Multimodal Input
Some models accept images, audio, and video alongside text. ModelMax follows the OpenAI multipart content format — pass an array of content parts instead of a plain string.
Check the Supported models page to see which input modalities each model supports.
Image input
Send images as base64 data URLs or hosted URLs in image_url content parts.
curl -X POST https://api.modelmax.io/v1/chat/completions \
-H "Content-Type: application/json" \
-H "Authorization: Bearer $MODELMAX_API_KEY" \
-d '{
"model": "gemini-3-flash-preview",
"messages": [
{
"role": "user",
"content": [
{ "type": "text", "text": "What do you see in this image?" },
{
"type": "image_url",
"image_url": {
"url": "https://example.com/photo.jpg"
}
}
]
}
]
}'
response = client.chat.completions.create(
model="gemini-3-flash-preview",
messages=[
{
"role": "user",
"content": [
{"type": "text", "text": "What do you see in this image?"},
{
"type": "image_url",
"image_url": {"url": "https://example.com/photo.jpg"},
},
],
}
],
)
const response = await client.chat.completions.create({
model: "gemini-3-flash-preview",
messages: [
{
role: "user",
content: [
{ type: "text", text: "What do you see in this image?" },
{
type: "image_url",
image_url: { url: "https://example.com/photo.jpg" },
},
],
},
],
});
Base64 images
For local images, encode them as base64 data URLs:
import base64
with open("photo.jpg", "rb") as f:
b64 = base64.b64encode(f.read()).decode()

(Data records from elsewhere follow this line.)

namespace {

struct Opnds {
    fheram_ctx* c;
    RamState* st;
    const fheram_addr* const* addrs;
    int n, ws;
    double *tab, *tab_inv;
    long stride;
    unsigned src_map;
    bool bank;
    int member(int k) const { return (int)((src_map >> (4 * k)) & 15u); }
    int Y() const { return n * ws; }
    double* prep(int k, int ci) const { return digits_of(c, tab + k * stride, ci); }
    double* inv(int k, int ci) const { return digits_of(c, tab_inv + k * stride, ci); }
    GlweRef slice(GlweRef r, int k) const { r.p += (long)k * ws * r.sy; return r; }
    GlweRef rows(GlweRef r, int k) const { return slice(r, member(k)); }
    OpndTable table() const { return n == 1 ? OpndTable{} : OpndTable{ws, stride, src_map}; }
    bool row_fuse(int d, int n_tr, int gx) const { return use_row_fuse(c, d, n_tr, gx, Y(), bank); }
};
Opnds one_addr(fheram_ctx* c, const fheram_addr* const* a, int ws, RamState* st) { return Opnds{c, st, a, 1, ws, c->d_prep, c->d_prep_inv, 0, 0, false}; }
Opnds one_addr(fheram_ctx* c, const fheram_addr* const* a) { return one_addr(c, a, c->ws, &c->ram); }
Opnds table_opnds(fheram_ctx* c, RamState* st, const fheram_addr* const* addrs, int n, int ws, double* tab, double* tab_inv, unsigned src_map, bool bank) {
    return Opnds{c, st, addrs, n, ws, tab, tab_inv, (long)c->n_digits * (long)fheram_ctx::GGSW, src_map, bank};
}

struct RamView {
    int32_t *rows, *A, *B, *C, *D;
    int32_t *part, *tmp, *tmp2, *res, *tree, *w, *trtop;
};
RamView ctx_view(const fheram_ctx* c) {
    return RamView{c->d_data, c->d_scrA, c->d_scrB, c->d_scrC, c->d_scrD, c->d_part, c->d_tmp, c->d_tmp2, c->d_res, c->d_tree, c->d_w, c->d_trtop};
}

void read_local_done(const fheram_ctx* c, RamState* st, bool prepare_write) {
    if (c->n2 == 2) st->memo_alone = (prepare_write && c->memo) ? LOGN - ilog2_ceil(c->rows_glob) : 0;
}
void read_top_done(fheram_ctx* c, RamState* st, bool prepare_write) {
    st->memo_top = prepare_write && c->memo;
    st->res_in_trtop = st->memo_top;
    c->prep1_ready = false;
}
void write_done(fheram_ctx* c, RamState* st) { st->memo_top = false; st->memo_alone = 0; c->side_begun = false; c->tree_rotate_pending = false; }

template <typename F>
int run_op(fheram_ctx* c, const fheram_addr* addr, int which, F&& enqueue) {
    if (!c->use_graph || c->profile) return enqueue();
    fheram_addr* a = const_cast<fheram_addr*>(addr);
    const unsigned sig = 1u | (c->ram.memo_top ? 2u : 0u) | ((unsigned)c->ram.memo_alone << 2) | (c->side_begun ? 64u : 0u) |
                         (c->inv_id[0] == addr->id ? 128u : 0u) | (c->inv_id[1] == addr->id ? 256u : 0u);
    if (a->graph[which] && a->graph_sig[which] != sig) { hipGraphExecDestroy(a->graph[which]); a->graph[which] = nullptr; }
    if (!a->graph[which]) {
        hipGraph_t g = nullptr;
        HIPCHK(c, hipStreamBeginCapture(c->stream, hipStreamCaptureModeThreadLocal));
        const int rc = enqueue();
        const hipError_t e = hipStreamEndCapture(c->stream, &g);
        if (rc != FHERAM_OK || e != hipSuccess) {
            if (g) hipGraphDestroy(g);
            return rc != FHERAM_OK ? rc : fail(c, FHERAM_ERR_DEVICE, std::string("hipStreamEndCapture: ") + hipGetErrorString(e));
        }
        const hipError_t e2 = hipGraphInstantiate(&a->graph[which], g, nullptr, nullptr, 0);
        hipGraphDestroy(g);
        if (e2 != hipSuccess) { a->graph[which] = nullptr; return fail(c, FHERAM_ERR_DEVICE, std::string("hipGraphInstantiate: ") + hipGetErrorString(e2)); }
        a->graph_sig[which] = sig;
    }
    HIPCHK(c, hipGraphLaunch(a->graph[which], c->stream));
    if (which == 2) write_done(c, &c->ram);
    else { read_local_done(c, &c->ram, which == 1); read_top_done(c, &c->ram, which == 1); }
    return FHERAM_OK;
}
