@@ -111,8 +127,8 @@
 #endif
 }
 
-template <bool EMU, int DEPTH>
-__device__ __forceinline__ void point_query_chained_body(const GridMeta& G, const NetW& net, const PointArgs& a, const half_t* __restrict__ wimg, char* smem_raw, LevelMeta* lm) {
+template <bool EMU, int DEPTH, bool CORNERS = false>
+__device__ __forceinline__ void point_query_chained_body(const GridMeta& G, const NetW& net, const PointArgs& a, const half_t* __restrict__ wimg, char* smem_raw, LevelMeta* lm, CornerSlab* cs = nullptr) {
 	poison_lds(smem_raw, LDS_POINT2, threadIdx.x, WG);
 	half_t* wts = reinterpret_cast<half_t*>(smem_raw);
 	fill_level_meta(lm, G, threadIdx.x);
@@ -144,7 +160,7 @@
 		if (valid && a.splat_idx) cell = a.splat_idx[s];
 		half_t feat[28];
 		float dummy[1][3];
-		encode_all_pipelined<false, DEPTH>(lm, n_levels, valid_level, net.grid, x, y, z, feat, dummy);
+		encode_all_pipelined<false, DEPTH, CORNERS>(lm, n_levels, valid_level, net.grid, x, y, z, feat, dummy, CORNERS ? cs + wave : nullptr, lane);
 		write_sdf_in_row(X, lane, x, y, z, feat);
 		wave_lds_sync();
 		h8 bz[4][2];
@@ -183,12 +199,26 @@
 	__shared__ LevelMeta lm[RNB_MAX_LEVELS];
 	point_query_chained_body<true, DEPTH>(G, net, a, wimg, smem_raw, lm);
 }
+template <int DEPTH>
+__global__ __launch_bounds__(WG, 3) void k_point_query_chained_corners(const GridMeta G, const NetW net, const PointArgs a, const half_t* __restrict__ wimg) {
+	extern __shared__ __attribute__((aligned(16))) char smem_raw[];
+	__shared__ LevelMeta lm[RNB_MAX_LEVELS];
+	__shared__ CornerSlab cs[WAVES_PER_WG];
+	point_query_chained_body<false, DEPTH, true>(G, net, a, wimg, smem_raw, lm, cs);
+}
+template <int DEPTH>
+__global__ __launch_bounds__(WG, 2) void k_point_query_chained_emul_corners(const GridMeta G, const NetW net, const PointArgs a, const half_t* __restrict__ wimg) {
+	extern __shared__ __attribute__((aligned(16))) char smem_raw[];
+	__shared__ LevelMeta lm[RNB_MAX_LEVELS];
+	__shared__ CornerSlab cs[WAVES_PER_WG];
+	point_query_chained_body<true, DEPTH, true>(G, net, a, wimg, smem_raw, lm, cs);
+}
 
 constexpr int FWD2_WAVE_HALFS = TILE * S32 + TILE * 8 + TILE;
 constexpr size_t LDS_FWD2 = (size_t)(W_FWD_END + WAVES_PER_WG * FWD2_WAVE_HALFS) * sizeof(half_t);
 
-template <bool EMU, int DEPTH>
-__device__ __forceinline__ void forward_chained_body(const GridMeta& G, const NetW& net, const FwdArgs& a, char* smem_raw, LevelMeta* lm) {
+template <bool EMU, int DEPTH, bool CORNERS = false>
+__device__ __forceinline__ void forward_chained_body(const GridMeta& G, const NetW& net, const FwdArgs& a, char* smem_raw, LevelMeta* lm, CornerSlab* cs = nullptr) {
 	poison_lds(smem_raw, LDS_FWD2, threadIdx.x, WG);
 	half_t* wts = reinterpret_cast<half_t*>(smem_raw);
 	fill_level_meta(lm, G, threadIdx.x);
@@ -218,7 +248,7 @@
 		}
 		half_t feat[28];
 		float dydx[28][3];
-		encode_all_pipelined<true, DEPTH>(lm, n_levels, valid_level, net.grid, c[0], c[1], c[2], feat, dydx);
+		encode_all_pipelined<true, DEPTH, CORNERS>(lm, n_levels, valid_level, net.grid, c[0], c[1], c[2], feat, dydx, CORNERS ? cs + wave : nullptr, lane);
 		write_sdf_in_row(X, lane, c[0], c[1], c[2], feat);
 		wave_lds_sync();
 		h8 bz[4][2];
@@ -346,6 +376,20 @@
 	extern __shared__ __attribute__((aligned(16))) char smem_raw[];
 	__shared__ LevelMeta lm[RNB_MAX_LEVELS];
 	forward_chained_body<true, DEPTH>(G, net, a, smem_raw, lm);
+}
+template <int DEPTH>
+__global__ __launch_bounds__(WG, 2) void k_forward_chained_corners(const GridMeta G, const NetW net, const FwdArgs a) {
+	extern __shared__ __attribute__((aligned(16))) char smem_raw[];
+	__shared__ LevelMeta lm[RNB_MAX_LEVELS];
+	__shared__ CornerSlab cs[WAVES_PER_WG];
+	forward_chained_body<false, DEPTH, true>(G, net, a, smem_raw, lm, cs);
+}
+template <int DEPTH>
+__global__ __launch_bounds__(WG, 2) void k_forward_chained_emul_corners(const GridMeta G, const NetW net, const FwdArgs a) {
+	extern __shared__ __attribute__((aligned(16))) char smem_raw[];
+	__shared__ LevelMeta lm[RNB_MAX_LEVELS];
+	__shared__ CornerSlab cs[WAVES_PER_WG];
+	forward_chained_body<true, DEPTH, true>(G, net, a, smem_raw, lm, cs);
 }
 
 
@@ -686,8 +730,8 @@
 		}
 }
 
-template <bool FULL, bool EMU = false, bool SLICED = false>
-__device__ __forceinline__ void fwd_bwd_sdf_body(const GridMeta& G, const NetW& net, const TrainArgs& a, char* smem_raw, LevelMeta* lm) {
+template <bool FULL, bool EMU = false, bool SLICED = false, bool CORNERS = false>
+__device__ __forceinline__ void fwd_bwd_sdf_body(const GridMeta& G, const NetW& net, const TrainArgs& a, char* smem_raw, LevelMeta* lm, CornerSlab* cs = nullptr) {
 	poison_lds(smem_raw, FULL ? LDS_FBS_FULL : LDS_FBS, threadIdx.x, WG);
 	half_t* wts = reinterpret_cast<half_t*>(smem_raw);
 	constexpr int W_END = FULL ? SWF_END : SW_END;
@@ -752,11 +796,19 @@
 		reinterpret_cast<f4*>(T.srec)[(size_t)s * 2 + 1] = f4{dn[1], dn[2], 0.f, 0.f};
 		uint32_t* Xrow = reinterpret_cast<uint32_t*>(X + lane * S32);
 		uint32_t* Drow = reinterpret_cast<uint32_t*>(D + lane * S32);
+		const int cl = CORNERS ? tile_local(lane) : 0;
 #pragma unroll 1
 		for (uint32_t level = 0; level < 14; ++level) {
 			half_t f0 = (half_t)0.f, f1 = (half_t)0.f;
 			float d0[3] = {0.f, 0.f, 0.f}, d1[3] = {0.f, 0.f, 0.f};
-			if (level < n_live) encode_level_lm<true>(lm, net.grid, level, c[0], c[1], c[2], f0, f1, d0, d1);
+			if constexpr (CORNERS) {
+				if (level < n_live) {
+					uint32_t gr[8], gv[8];
+					level_issue_corners(lm, net.grid, level, c[0], c[1], c[2], cs + wave, cl, gr);
+					level_collect_corners(cs + wave, cl, gr, gv);
+					level_consume<true>(lm, level, c[0], c[1], c[2], gv, f0, f1, d0, d1);
+				}
+			} else if (level < n_live) encode_level_lm<true>(lm, net.grid, level, c[0], c[1], c[2], f0, f1, d0, d1);
 			float r0 = 0.f, r1 = 0.f;
 #pragma unroll
 			for (int d = 0; d < 3; ++d) { r0 += d0[d] * dn[d]; r1 += d1[d] * dn[d]; }
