## Multicast streamed GEMM weights across 2-CTA clusters in tcgen05 pointwise kernel

When weights are not SMEM-resident and the conv is 1x1 fp32, the TC GEMM is launched with 2-CTA clusters. Each CTA loads half of the weight rows per k-step and multicasts them to both CTAs, so each CTA issues half the weight TMA traffic. Empty barriers now take arrivals from both CTAs through multicast tcgen05.commit, tiles are assigned in cluster-paired groups, and a drain loop plus cluster syncs keep either CTA from exiting early. In exchange, the two CTAs of a cluster run in lockstep, and grid size is limited by cluster occupancy.

```diff
diff --git a/yolo_nano_b200/csrc/common.cuh b/yolo_nano_b200/csrc/common.cuh
--- a/yolo_nano_b200/csrc/common.cuh
+++ b/yolo_nano_b200/csrc/common.cuh
@@ -4,6 +4,8 @@
 #include <stdint.h>
 #include <limits.h>
 #include <stdlib.h>
+
+#include <utility>
 
 #include "yolonano_b200.h"
 
@@ -64,19 +66,34 @@
 }
 
 template <typename... KArgs, typename... Args>
-inline cudaError_t launch_pdl(void (*kern)(KArgs...), dim3 grid, dim3 block, size_t smem, cudaStream_t st,
-                              Args&&... args) {
+inline cudaError_t launch_pdl_cluster(void (*kern)(KArgs...), dim3 grid, dim3 block, size_t smem, cudaStream_t st,
+                                      unsigned cluster, Args&&... args) {
   cudaLaunchConfig_t cfg{};
   cfg.gridDim = grid;
   cfg.blockDim = block;
   cfg.dynamicSmemBytes = smem;
   cfg.stream = st;
-  cudaLaunchAttribute attr[1];
-  attr[0].id = cudaLaunchAttributeProgrammaticStreamSerialization;
-  attr[0].val.programmaticStreamSerializationAllowed = 1;
+  cudaLaunchAttribute attr[2];
+  unsigned n = 0;
+  if (pdl_enabled()) {
+    attr[n].id = cudaLaunchAttributeProgrammaticStreamSerialization;
+    attr[n++].val.programmaticStreamSerializationAllowed = 1;
+  }
+  if (cluster > 1) {
+    attr[n].id = cudaLaunchAttributeClusterDimension;
+    attr[n].val.clusterDim.x = cluster;
+    attr[n].val.clusterDim.y = 1;
+    attr[n++].val.clusterDim.z = 1;
+  }
   cfg.attrs = attr;
-  cfg.numAttrs = pdl_enabled() ? 1 : 0;
+  cfg.numAttrs = n;
   return cudaLaunchKernelEx(&cfg, kern, static_cast<KArgs>(args)...);
+}
+
+template <typename... KArgs, typename... Args>
+inline cudaError_t launch_pdl(void (*kern)(KArgs...), dim3 grid, dim3 block, size_t smem, cudaStream_t st,
+                              Args&&... args) {
+  return launch_pdl_cluster(kern, grid, block, smem, st, 1u, std::forward<Args>(args)...);
 }
 
 #define YNB_COUNT_LAUNCH()                  \
diff --git a/yolo_nano_b200/csrc/gemm_tc.cuh b/yolo_nano_b200/csrc/gemm_tc.cuh
--- a/yolo_nano_b200/csrc/gemm_tc.cuh
+++ b/yolo_nano_b200/csrc/gemm_tc.cuh
@@ -1,6 +1,7 @@
 #pragma once
 #include <cuda.h>
 
+#include <algorithm>
 #include <cstring>
 
 #include "common.cuh"
@@ -27,6 +28,7 @@
   int out_bf16;
   int num_stages;
   int w_resident;
+  int cluster;
   int64_t M;
   int64_t num_tiles;
   int H, W, TH, TW, tiles_x, tiles_y;
@@ -134,6 +136,12 @@
   const int warp = threadIdx.x >> 5, lane = threadIdx.x & 31;
   pdl_trigger();
 
+  const int ccta = p.cluster > 1 ? p.cluster : 1;
+  const int crank = (int)(blockIdx.x % ccta);
+  const int64_t grp0 = blockIdx.x / ccta, grp_step = gridDim.x / ccta;
+  const int64_t ngroups = (p.num_tiles + ccta - 1) / ccta;
+  const uint16_t cmask = (uint16_t)((1u << ccta) - 1);
+
   if (warp == kTcProducerWarp && lane == 0) {
     ptx::prefetch_tmap(&tmA);
     if (p.presplit || p.a2_step > 0) ptx::prefetch_tmap(&tmAlo);
@@ -143,7 +151,7 @@
     for (int s = 0; s < p.num_stages; ++s) {
       ptx::mbar_init(&full[s], nprod);
       ptx::mbar_init(&ready[s], 4);
-      ptx::mbar_init(&empty[s], 1);
+      ptx::mbar_init(&empty[s], ccta);
     }
     for (int a = 0; a < 2; ++a) {
       ptx::mbar_init(&tmem_full[a], 1);
@@ -161,6 +169,7 @@
   }
   ptx::tc_fence_before_sync();
   __syncthreads();
+  if (ccta > 1) ptx::cluster_sync();
   ptx::tc_fence_after_sync();
   const uint32_t tmem_base = *tmem_ptr;
 
@@ -194,10 +203,14 @@
       const bool do_wlo = box_wlo >= 0 && box_wlo % nprod == prole;
       const uint32_t my_tx = (do_a ? p.a_box_bytes : 0u) + (do_alo ? p.a_box_bytes : 0u) +
                              (do_whi ? w_chunk_bytes : 0u) + (do_wlo ? w_chunk_bytes : 0u);
+      const int w_rows = p.Npad / ccta;
+      const int w_row0 = crank * w_rows;
+      const uint32_t w_off = (uint32_t)w_row0 * 128u;
       int s = 0;
       uint32_t ph = 0;
       bool ok = true;
-      for (int64_t tile = blockIdx.x; tile < p.num_tiles && ok; tile += gridDim.x) {
+      for (int64_t g = grp0; g < ngroups && ok; g += grp_step) {
+        const int64_t tile = g * ccta + crank;
         int b = 0, y0 = 0, x0 = 0;
         if (p.is3x3) {
           int per_img = p.tiles_x * p.tiles_y;
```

response = client.chat.completions.create(
model="gemini-3-flash-preview",
messages=[
{
"role": "user",
"content": [
{"type": "text", "text": "Describe this image."},
{
"type": "image_url",
"image_url": {"url": f"data:image/jpeg;base64,{b64}"},
},
],
}
],
)
Multiple images
You can include up to 3 images in a single message:
response = client.chat.completions.create(
model="gemini-3-flash-preview",
messages=[
{
"role": "user",
"content": [
{"type": "text", "text": "Compare these two photos."},
{"type": "image_url", "image_url": {"url": "data:image/jpeg;base64,..."}},
{"type": "image_url", "image_url": {"url": "data:image/jpeg;base64,..."}},
],
}
],
)
Audio input
Send audio as base64-encoded content parts with input_audio type.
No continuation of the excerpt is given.